Exactly reproduce each of the entries shown below.

(Beginning of Task material)

@@ -210,21 +280,33 @@
   ENH_REQUIRE_DT(dtype, "enh_unpatchify_loss");
   ENH_REQUIRE(pix && (xrec || target), ENH_E_BADARG, "enh_unpatchify_loss: null pointer");
   ENH_REQUIRE(B > 0 && C > 0 && p > 0 && p % 4 == 0 && H % p == 0 && W % p == 0, ENH_E_SHAPE, "enh_unpatchify_loss: need p %% 4 == 0 and H,W divisible by p");
-  const int64_t numel = (int64_t)B * C * H * W, total4 = numel / 4;
-  ENH_DT_DISPATCH(dtype, (unpatchify_loss_kernel<OT><<<(int)((total4 + 255) / 256), 256, 0, (hipStream_t)stream>>>(
-      pix, target, B, C, H, W, p, w_l1, w_l2, 1.0f / (float)numel, xrec, target ? sums : nullptr, dpix_bf16, total4, grad_scale_dev)));
+  ENH_REQUIRE(p <= 4 * UNP_TILE_F4 && (int64_t)C * p < (1 << 24), ENH_E_SHAPE, "enh_unpatchify_loss: patch size %d (x %d channels) beyond the tile of the kernel", p, C);
+  const int64_t numel = (int64_t)B * C * H * W;
+  const int cp_n = C * p, gx_n = W / p;
+  const int cpt = cp_n < 4 * UNP_TILE_F4 / p ? cp_n : 4 * UNP_TILE_F4 / p;
+  const int run = cpt * p;
+  int gxt_max = 4 * UNP_TILE_F4 / run < UNP_LDS_FLOATS / (run + 60) ? 4 * UNP_TILE_F4 / run : UNP_LDS_FLOATS / (run + 60);
+  if (gxt_max > gx_n) gxt_max = gx_n;
+  const int n_gxt = (gx_n + gxt_max - 1) / gxt_max, gxt = (gx_n + n_gxt - 1) / n_gxt;
+  const int64_t tiles = (int64_t)B * (H / p) * ((gx_n + gxt - 1) / gxt) * ((cp_n + cpt - 1) / cpt);
+  ENH_REQUIRE(tiles < ((int64_t)1 << 31), ENH_E_SHAPE, "enh_unpatchify_loss: too many tiles (%lld)", (long long)tiles);
+  const int64_t cap = (int64_t)3 * enh_device_cus();
+  const int grid = (int)(tiles < cap ? tiles : cap);
+  ENH_DT_DISPATCH(dtype, (unpatchify_loss_kernel<OT><<<grid, 256, 0, (hipStream_t)stream>>>(
+      pix, target, C, H, W, p, w_l1, w_l2, 1.0f / (float)numel, xrec, target ? sums : nullptr, dpix_bf16, cpt, gxt, (int)tiles, grad_scale_dev)));
   return enh_check_launch("enh_unpatchify_loss");
 }
 
 __global__ __launch_bounds__(256) void colsum_reduce_kernel(const float* __restrict__ part, int chunks, int64_t N, float* __restrict__ out, int accumulate) {
-  __shared__ float s_red[256];
-  const int64_t n = (int64_t)blockIdx.x * 16 + (threadIdx.x & 15);
-  const float t = fixed_order_rowsum16(part, chunks, N, n, n < N, s_red);
-  if ((threadIdx.x >> 4) == 0 && n < N) out[n] = accumulate ? out[n] + t : t;
+  __shared__ float s_red[512];
+  const int64_t n0 = (int64_t)blockIdx.x * 32;
+  const float t = fixed_order_rowsum16(part, chunks, N, n0, N, s_red);
+  const int64_t n = n0 + threadIdx.x;
+  if (threadIdx.x < 32 && n < N) out[n] = accumulate ? out[n] + t : t;
 }
 
 int enh_colsum_reduce_launch(const float* part, int chunks, int64_t N, float* out, int accumulate, hipStream_t s) {
-  colsum_reduce_kernel<<<dim3((unsigned)((N + 15) / 16)), 256, 0, s>>>(part, chunks, N, out, accumulate);
+  colsum_reduce_kernel<<<dim3((unsigned)((N + 31) / 32)), 256, 0, s>>>(part, chunks, N, out, accumulate);
   return enh_check_launch("colsum_reduce");
 }
 
@@ -255,7 +337,7 @@
     dim3 grid((unsigned)((N + 127) / 128), (unsigned)chunks);
     ENH_DT_DISPATCH(dtype, (colsum_h16_kernel<OT><<<grid, 256, 0, s>>>(x, M, N, ldx, rows_per_block, dst, stride)));
   }
-  if (part) colsum_reduce_kernel<<<dim3((unsigned)((N + 15) / 16)), 256, 0, s>>>(part, (int)chunks, N, out, accumulate);
+  if (part) return enh_colsum_reduce_launch(part, (int)chunks, N, out, accumulate, s);
   return enh_check_launch("enh_colsum_h16");
 }
 
@@ -370,13 +452,6 @@
   return enh_check_launch("enh_nonfinite_flag");
 }
 
-__device__ __forceinline__ double block_sum_f64_fixed(double a, double* s_wave) {
-#pragma unroll
-  for (int off = 32; off > 0; off >>= 1) a += __shfl_xor(a, off, 64);
-  if ((threadIdx.x & 63) == 0) s_wave[threadIdx.x >> 6] = a;
-  __syncthreads();
-  return ((s_wave[0] + s_wave[1]) + s_wave[2]) + s_wave[3];
-}
 
 __global__ __launch_bounds__(256) void grad_sumsq_kernel(const float* __restrict__ x, int64_t n, double* __restrict__ part, float* __restrict__ flag) {
   __shared__ double s_wave[4];
diff --git a/enhancing-transformers_amd/csrc/layernorm.hip b/enhancing-transformers_amd/csrc/layernorm.hip
--- a/enhancing-transformers_amd/csrc/layernorm.hip
+++ b/enhancing-transformers_amd/csrc/layernorm.hip
@@ -257,13 +257,14 @@
 
 __global__ __launch_bounds__(256) void ln_bwd_reduce_kernel(const float* __restrict__ part, int nwg, int D, float* __restrict__ dw, float* __restrict__ db,
                                                             float* __restrict__ dxsum) {
-  __shared__ float s_red[256];
+  __shared__ float s_red[512];
   const int which = blockIdx.y;
   float* out = which == 0 ? dw : (which == 1 ? db : dxsum);
   if (!out) return;
-  const int j = blockIdx.x * 16 + (threadIdx.x & 15);
-  const float t = fixed_order_rowsum16(part + (size_t)which * D, nwg, (int64_t)3 * D, j, j < D, s_red);
-  if ((threadIdx.x >> 4) == 0 && j < D) out[j] += t;
+  const int j0 = blockIdx.x * 32;
+  const float t = fixed_order_rowsum16(part + (size_t)which * D, nwg, (int64_t)3 * D, j0, D, s_red);
+  const int j = j0 + threadIdx.x;
+  if (threadIdx.x < 32 && j < D) out[j] += t;
 }
 
 static int ln_bwd_grid(int64_t M, bool for_workspace = false) {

(End of Task material)

» Solution
@@ -210,21 +280,33 @@
   ENH_REQUIRE_DT(dtype, "enh_unpatchify_loss");
   ENH_REQUIRE(pix && (xrec || target), ENH_E_BADARG, "enh_unpatchify_loss: null pointer");
   ENH_REQUIRE(B > 0 && C > 0 && p > 0 && p % 4 == 0 && H % p == 0 && W % p == 0, ENH_E_SHAPE, "enh_unpatchify_loss: need p %% 4 == 0 and H,W divisible by p");
-  const int64_t numel = (int64_t)B * C * H * W, total4 = numel / 4;
-  ENH_DT_DISPATCH(dtype, (unpatchify_loss_kernel<OT><<<(int)((total4 + 255) / 256), 256, 0, (hipStream_t)stream>>>(
-      pix, target, B, C, H, W, p, w_l1, w_l2, 1.0f / (float)numel, xrec, target ? sums : nullptr, dpix_bf16, total4, grad_scale_dev)));
+  ENH_REQUIRE(p <= 4 * UNP_TILE_F4 && (int64_t)C * p < (1 << 24), ENH_E_SHAPE, "enh_unpatchify_loss: patch size %d (x %d channels) beyond the tile of the kernel", p, C);
+  const int64_t numel = (int64_t)B * C * H * W;
+  const int cp_n = C * p, gx_n = W / p;
+  const int cpt = cp_n < 4 * UNP_TILE_F4 / p ? cp_n : 4 * UNP_TILE_F4 / p;
+  const int run = cpt * p;
+  int gxt_max = 4 * UNP_TILE_F4 / run < UNP_LDS_FLOATS / (run + 60) ? 4 * UNP_TILE_F4 / run : UNP_LDS_FLOATS / (run + 60);
+  if (gxt_max > gx_n) gxt_max = gx_n;
+  const int n_gxt = (gx_n + gxt_max - 1) / gxt_max, gxt = (gx_n + n_gxt - 1) / n_gxt;
+  const int64_t tiles = (int64_t)B * (H / p) * ((gx_n + gxt - 1) / gxt) * ((cp_n + cpt - 1) / cpt);
+  ENH_REQUIRE(tiles < ((int64_t)1 << 31), ENH_E_SHAPE, "enh_unpatchify_loss: too many tiles (%lld)", (long long)tiles);
+  const int64_t cap = (int64_t)3 * enh_device_cus();
+  const int grid = (int)(tiles < cap ? tiles : cap);
+  ENH_DT_DISPATCH(dtype, (unpatchify_loss_kernel<OT><<<grid, 256, 0, (hipStream_t)stream>>>(
+      pix, target, C, H, W, p, w_l1, w_l2, 1.0f / (float)numel, xrec, target ? sums : nullptr, dpix_bf16, cpt, gxt, (int)tiles, grad_scale_dev)));
   return enh_check_launch("enh_unpatchify_loss");
 }
 
 __global__ __launch_bounds__(256) void colsum_reduce_kernel(const float* __restrict__ part, int chunks, int64_t N, float* __restrict__ out, int accumulate) {
-  __shared__ float s_red[256];
-  const int64_t n = (int64_t)blockIdx.x * 16 + (threadIdx.x & 15);
-  const float t = fixed_order_rowsum16(part, chunks, N, n, n < N, s_red);
-  if ((threadIdx.x >> 4) == 0 && n < N) out[n] = accumulate ? out[n] + t : t;
+  __shared__ float s_red[512];
+  const int64_t n0 = (int64_t)blockIdx.x * 32;
+  const float t = fixed_order_rowsum16(part, chunks, N, n0, N, s_red);
+  const int64_t n = n0 + threadIdx.x;
+  if (threadIdx.x < 32 && n < N) out[n] = accumulate ? out[n] + t : t;
 }
 
 int enh_colsum_reduce_launch(const float* part, int chunks, int64_t N, float* out, int accumulate, hipStream_t s) {
-  colsum_reduce_kernel<<<dim3((unsigned)((N + 15) / 16)), 256, 0, s>>>(part, chunks, N, out, accumulate);
+  colsum_reduce_kernel<<<dim3((unsigned)((N + 31) / 32)), 256, 0, s>>>(part, chunks, N, out, accumulate);
   return enh_check_launch("colsum_reduce");
 }
 
@@ -255,7 +337,7 @@
     dim3 grid((unsigned)((N + 127) / 128), (unsigned)chunks);
     ENH_DT_DISPATCH(dtype, (colsum_h16_kernel<OT><<<grid, 256, 0, s>>>(x, M, N, ldx, rows_per_block, dst, stride)));
   }
-  if (part) colsum_reduce_kernel<<<dim3((unsigned)((N + 15) / 16)), 256, 0, s>>>(part, (int)chunks, N, out, accumulate);
+  if (part) return enh_colsum_reduce_launch(part, (int)chunks, N, out, accumulate, s);
   return enh_check_launch("enh_colsum_h16");
 }
 
@@ -370,13 +452,6 @@
   return enh_check_launch("enh_nonfinite_flag");
 }
 
-__device__ __forceinline__ double block_sum_f64_fixed(double a, double* s_wave) {
-#pragma unroll
-  for (int off = 32; off > 0; off >>= 1) a += __shfl_xor(a, off, 64);
-  if ((threadIdx.x & 63) == 0) s_wave[threadIdx.x >> 6] = a;
-  __syncthreads();
-  return ((s_wave[0] + s_wave[1]) + s_wave[2]) + s_wave[3];
-}
 
 __global__ __launch_bounds__(256) void grad_sumsq_kernel(const float* __restrict__ x, int64_t n, double* __restrict__ part, float* __restrict__ flag) {
   __shared__ double s_wave[4];
diff --git a/enhancing-transformers_amd/csrc/layernorm.hip b/enhancing-transformers_amd/csrc/layernorm.hip
--- a/enhancing-transformers_amd/csrc/layernorm.hip
+++ b/enhancing-transformers_amd/csrc/layernorm.hip
@@ -257,13 +257,14 @@
 
 __global__ __launch_bounds__(256) void ln_bwd_reduce_kernel(const float* __restrict__ part, int nwg, int D, float* __restrict__ dw, float* __restrict__ db,
                                                             float* __restrict__ dxsum) {
-  __shared__ float s_red[256];
+  __shared__ float s_red[512];
   const int which = blockIdx.y;
   float* out = which == 0 ? dw : (which == 1 ? db : dxsum);
   if (!out) return;
-  const int j = blockIdx.x * 16 + (threadIdx.x & 15);
-  const float t = fixed_order_rowsum16(part + (size_t)which * D, nwg, (int64_t)3 * D, j, j < D, s_red);
-  if ((threadIdx.x >> 4) == 0 && j < D) out[j] += t;
+  const int j0 = blockIdx.x * 32;
+  const float t = fixed_order_rowsum16(part + (size_t)which * D, nwg, (int64_t)3 * D, j0, D, s_red);
+  const int j = j0 + threadIdx.x;
+  if (threadIdx.x < 32 && j < D) out[j] += t;
 }
 
 static int ln_bwd_grid(int64_t M, bool for_workspace = false) {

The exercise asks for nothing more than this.